Controlling Input BOM usage
If your document contains a BOM sequence the following methods control its presence when processing it.
AbstractCsv::skipInputBOM(): self;
AbstractCsv::includeInputBOM(): self;
AbstractCsv::isInputBOMIncluded(): bool;
skipInputBOM: enables skipping the input BOM from your CSV document.includeInputBOM: preserves the input BOM from your CSV document while accessing its content.isInputBOMIncluded: tells whether skipping or including the input BOM will be done.
If your document does not contain any BOM sequence you can speed up the CSV iterator by preserving its presence, which means that no operation to detect and remove it if present will take place.

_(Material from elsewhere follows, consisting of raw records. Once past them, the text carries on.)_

### gru4rec_amd/csrc/g4r_host_create.hpp

```cpp

int g4r_device_count(void) {
    int n = 0;
    if (hipGetDeviceCount(&n) != hipSuccess) return 0;
    return n;
}
const char* g4r_last_error(void) { return g_err.c_str(); }
#ifndef G4R_HIPCC_VERSION
#define G4R_HIPCC_VERSION "unknown"
#endif
const char* g4r_version(void) { return "gru4rec_hip 0.4 (gfx950; hipcc " G4R_HIPCC_VERSION "; isa-audited)"; }
int g4r_sizeof_config(void) { return (int)sizeof(g4r_config); }

static int build_lean_args(g4r_model* m) {
    DevModel& d = m->dm;
    const StepKernels& k = m->kern;
    const int L = d.n_layers;
    std::vector<LeanV> av(L); std::vector<LeanH> ah(L); std::vector<LeanDa> aa(L); std::vector<LeanDy> ay(L);
    const bool constrained = d.embed_mode == G4R_EMBED_CONSTRAINED;
    bool any_layer = false;
    for (int l = 0; l < L; ++l) {
        if (k.fwd[l] != FWD_LEAN) continue;
        any_layer = true;
        LeanV& v = av[l]; memset(&v, 0, sizeof(v));
        v.Wx = d.dense_p + d.offWx[l]; v.Wrz = d.dense_p + d.offWrz[l]; v.Bh = d.dense_p + d.offBh[l];
// ... 52 lines not shown
        u.lr = d.lr; u.mom = d.mom; u.lmbd = d.lmbd;
        m->h_leanU = u;
        const std::vector<DenseTile> tiles = dense_tiles(d, 16, 64);
        m->ntiles16 = (int)tiles.size();
        const size_t nslot = cdiv((long long)G4R_OWN_SLOTS * d.R * 16 * sizeof(int), (long long)sizeof(DenseTile));
        if (dalloc(m, &m->d_tiles16, tiles.size() + nslot) || dalloc(m, &m->d_leanU, (size_t)1)) return -1;
        d.own_pos = m->sw.owner_scan_in_update ? nullptr : (int*)(m->d_tiles16 + tiles.size());
        m->h_leanU.own_on = d.own_pos ? 1 : 0;
        const bool pays = cdiv(d.R, LOSS_NW) > G4R_OWN_WINDOW_MINWG;
        m->own_window = d.own_pos && d.R <= G4R_OWN_WINDOW_MAXR && (m->sw.owner_window > 0 || (m->sw.owner_window < 0 && pays));
        HIPCHK(hipMemcpyAsync(m->d_tiles16, tiles.data(), tiles.size() * sizeof(DenseTile), hipMemcpyHostToDevice, m->stream));
        HIPCHK(hipStreamSynchronize(m->stream));
    }
    HIPCHK(hipStreamSynchronize(m->stream));
    return 0;
}

static KernelSwitches read_switches(const g4r_config& cfg) {
    KernelSwitches w;
    w.no_lean = getenv("G4R_NO_LEAN") != nullptr; w.no_mt = getenv("G4R_NO_MT") != nullptr; w.no_bmt = getenv("G4R_NO_BMT") != nullptr;
    w.no_merge = getenv("G4R_NO_MERGE") != nullptr; w.owner_scan_in_update = env_int("G4R_OWNER_SCAN", 0) != 0;
    w.owner_window = env_int("G4R_OWNER_WINDOW", -1);
    w.score_b_split = env_int("G4R_SCORE_B_SPLIT", 1) != 0;
    w.allow_lean_update = env_int("G4R_LEAN_UPDATE", 1) != 0; w.defer = env_int("G4R_DEFER", cfg.defer_updates) != 0;
    w.p2_geo = env_int("G4R_P2_GEO", -1); w.ba_geo = env_int("G4R_BA_GEO", -1);
    w.wide2 = env_int("G4R_WIDE2", -1); w.p1_ks = env_int("G4R_P1_KS", 128); w.bb_ks = env_int("G4R_BB_KS", 0);
    const char* skip = getenv("G4R_SKIP_KN");
    w.skip_kn = skip ? strtoull(skip, nullptr, 0) : 0ull;
    w.trace = getenv("G4R_TRACE") != nullptr;
    return w;
}

int g4r_create(const g4r_config* cfg, g4r_model** out) {
    if (!cfg || !out) return fail("null argument");
    if (cfg->n_layers < 1 || cfg->n_layers > G4R_MAX_LAYERS) return fail("n_layers out of range");
    if (cfg->batch_size < 1 || cfg->n_items < 1) return fail("batch_size / n_items must be positive");
    for (int l = 0; l < cfg->n_layers; ++l)
        if (cfg->layers[l] % 4 != 0 || cfg->layers[l] < 4 || cfg->layers[l] > 1024)
            return fail("layer sizes must be multiples of 4 in [4, 1024]");
    if (cfg->embed_mode == G4R_EMBED_SEPARATE && (cfg->embedding % 4 != 0 || cfg->embedding < 4 || cfg->embedding > 1024))
        return fail("embedding must be a multiple of 4 in [4, 1024]");
    if (cfg->embed_mode != G4R_EMBED_CONSTRAINED && cfg->embed_mode != G4R_EMBED_SEPARATE && cfg->embed_mode != G4R_EMBED_ONEHOT)
        return fail("unsupported embedding mode");
    if (cfg->embed_mode == G4R_EMBED_ONEHOT && 3 * cfg->layers[0] > 1024)
        return fail("one-hot input: 3 * layers[0] must be <= 1024 (row width of the Wx[0] table)");
    if (cfg->loss < 0 || cfg->loss > G4R_LOSS_XE_LOGIT) return fail("unsupported loss");
// ... 224 lines not shown
```

### gru4rec_amd/csrc/g4r_host_debug.hpp

```cpp
int g4r_get_debug(g4r_model* m, const char* name, float* host, int64_t count) {
    if (!m || !name || !host) return fail("null argument");
    HIPCHK(hipSetDevice(m->cfg.device));
    DevModel& d = m->dm;
    const StepKernels& k = m->kern;
    std::string s(name);
    const float* p = nullptr; int64_t n = 0;
    int l = 0;
    if (!s.empty() && isdigit((unsigned char)s.back())) { l = s.back() - '0'; s.pop_back(); }
    if (l >= d.n_layers) return fail("layer out of range");
    const int64_t bd = (int64_t)d.B * d.D[l];
    if (s == "scores") { p = d.Sc; n = (int64_t)d.B * d.ldSc; }
    else if (s == "dSx") { p = d.dSx + (size_t)((m->gstep - 1) & d.defer_mask) * (size_t)d.dSx_stride; n = (int64_t)d.B * d.Ein; }
    else if (s == "dSy") { p = d.dSy + (size_t)((m->gstep - 1) & d.defer_mask) * (size_t)d.dSy_stride; n = (int64_t)d.ldSc * d.Dtop; }
    else if (s == "dSBy") { p = d.dSBy + (size_t)((m->gstep - 1) & d.defer_mask) * (size_t)d.dSBy_stride; n = d.ldSc; }
    else if (s == "defer_stats") {
        if (count < 4) return fail("count");
        double rows = 0, bias = 0;
        if (m->defer_on) {
            std::vector<unsigned> st(2048);
            HIPCHK(hipStreamSynchronize(m->stream));
            HIPCHK(hipMemcpy(st.data(), d.dstat, st.size() * sizeof(unsigned), hipMemcpyDeviceToHost));
            for (size_t i = 0; i < st.size(); i += 2) { rows += st[i]; bias += st[i + 1]; }
        }
        host[0] = (float)rows; host[1] = (float)bias; host[2] = m->defer_on ? 1.f : 0.f; host[3] = (float)(d.defer_mask + 1);
// ... 55 lines not shown
        host[0] = (float)(k.p2_deep[0] + 2 * k.ba_deep[0]); return 0;
    }
    else if (s == "score_mt") { if (count < 1) return fail("count"); host[0] = k.score_fwd == SF_MT ? 272.f : 0.f; return 0; }
    else if (s == "score_bmt") { if (count < 1) return fail("count"); host[0] = (float)k.bmt_slabs; return 0; }
    else if (s == "lean") {
        if (count < 4) return fail("count");
        int mk = 0;
        for (int l = 0; l < d.n_layers; ++l) mk |= k.fwd[l] == FWD_LEAN ? 1 << l : 0;
        host[0] = (float)mk; host[1] = k.score_fwd == SF_LEAN ? 1.f : 0.f; host[2] = k.score_bwd == SB_LEAN ? 1.f : 0.f;
        host[3] = k.update == UP_LEAN ? 1.f : 0.f;
        return 0;
    }
    else if (s == "kernels") {
        const int ML = G4R_MAX_LAYERS;
        const int tail[] = {k.score_fwd, k.loss_spec, k.loss_long, k.loss_quads, k.score_bwd, k.kch, k.ksplit, k.bmt_slabs, k.update, k.chunks, k.wide_dense, k.finish_rows};
        if (count < 4 * ML + 12) return fail("count");
        for (int i = 0; i < 4 * ML + 12; ++i) host[i] = i < 4 * ML ? 0.f : (float)tail[i - 4 * ML];
        for (int l = 0; l < d.n_layers; ++l) {
            host[l] = (float)k.fwd[l]; host[ML + l] = (float)k.bwd[l]; host[2 * ML + l] = (float)(k.p2_deep[l] + 2 * k.ba_deep[l]); host[3 * ML + l] = (float)k.wg[l].use;
        }
        return 0;
    }
    else if (s == "generic") { if (count < 1) return fail("count"); host[0] = (float)d.generic; return 0; }
    else if (s == "score_b_split") { if (count < 1) return fail("count"); host[0] = (float)k.score_a_host; return 0; }
    else if (s == "n_cu") { if (count < 1) return fail("count"); host[0] = (float)m->n_cu; return 0; }
    else if (s == "ksplit") { if (count < 1) return fail("count"); host[0] = (float)d.ksplit; return 0; }
    else if (s == "dev_syncs") { if (count < 1) return fail("count"); host[0] = (float)m->n_dev_syncs; return 0; }
    else if (s == "dense_count") { if (count < 1) return fail("count"); host[0] = (float)d.dense_count; return 0; }
    else if (s == "occ_score_tile") {
        if (count < 1) return fail("count");
        int nb = 0;
        for (size_t lds = SMEM_SF2; lds >= SMEM_SF2 - 2048; lds -= 512) {
            HIPCHK(hipOccupancyMaxActiveBlocksPerMultiprocessor(&nb, (const void*)k_score_fwd_t2, GT_NTH, lds));
            fprintf(stderr, "[g4r] k_score_fwd_t2 dynamic LDS %zu -> %d workgroups per CU\n", lds, nb);
        }
        host[0] = (float)nb;
        return 0;
    }
    else if (s == "graph_mode") {
        if (count < 1) return fail("count");
        host[0] = m->gexec ? 1.f : (m->gexec_head ? 2.f : 0.f);
        return 0;
    }
    else return fail(std::string("unknown debug buffer ") + name);
    if (count != n) return fail(std::string("size mismatch for debug buffer ") + name + " expected " + std::to_string(n));
    HIPCHK(hipStreamSynchronize(m->stream));
// ... 169 lines not shown
```

### gru4rec_amd/csrc/g4r_host_model.hpp

```cpp
static thread_local std::string g_err;
static int fail(const std::string& s) { g_err = s; return -1; }
void g4r_set_error(const char* fmt, ...) {
    char buf[1024];
    va_list ap;
    va_start(ap, fmt);
    vsnprintf(buf, sizeof(buf), fmt, ap);
    va_end(ap);
    g_err = buf;
}
#define HIPCHK(x)                                                                                        \
    do {                                                                                                 \
        hipError_t e_ = (x);                                                                             \
        if (e_ != hipSuccess)                                                                            \
            return fail(std::string(#x) + ": " + hipGetErrorString(e_) + " @" + std::to_string(__LINE__)); \
    } while (0)
#define NCCLCHK(x)                                                                                         \
    do {                                                                                                   \
        ncclResult_t e_ = (x);                                                                             \
        if (e_ != ncclSuccess)                                                                             \
            return fail(std::string(#x) + ": " + ncclGetErrorString(e_) + " @" + std::to_string(__LINE__)); \
    } while (0)

enum { KN_GRU_P1 = 0, KN_GRU_P2, KN_SCORE_FWD, KN_LOSS, KN_SCORE_BWD, KN_BWD_PRE, KN_BWD_A, KN_BWD_B, KN_DENSE, KN_ALLREDUCE,
       KN_DENSE_APPLY, KN_SPARSE, KN_UPDATE, KN_BWD_FUSED, KN_FWD_FUSED, KN_GATE, KN_FLUSH, KN_SCAN, KN_FINISH, KN_GRU_V, KN_GRU_H, KN_GRU_DA, KN_GRU_DY, KN_OWNER_WINDOW, KN_COUNT };
static const char* KN_NAMES[KN_COUNT] = {"k_gru_p1", "k_gru_p2", "k_score_fwd", "k_loss_rows", "k_score_bwd", "k_gru_bwd_pre",
                                         "k_gru_bwd_a", "k_gru_bwd_b", "k_dense_grad", "rccl_allreduce", "k_dense_apply",
                                         "k_sparse_update", "k_update", "k_gru_bwd", "k_gru_fwd", "k_gru_gate", "k_sparse_flush", "k_defer_scan", "k_finish_rows", "k_gru_v", "k_gru_h", "k_gru_da", "k_gru_dy", "k_owner_window"};

struct EvRec { int kn; hipEvent_t a, b; };
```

$raw_csv = Bom::Utf8->value."john,doe,john.doe@example.com\njane,doe,jane.doe@example.com\n";
$csv = Reader::fromString($raw_csv);
$csv->setOutputBOM(Bom::Utf16Le);
$csv->includeInputBOM();
ob_start();
$csv->output();
$document = ob_get_clean();
The returned $document will contain 2 BOM markers instead of one.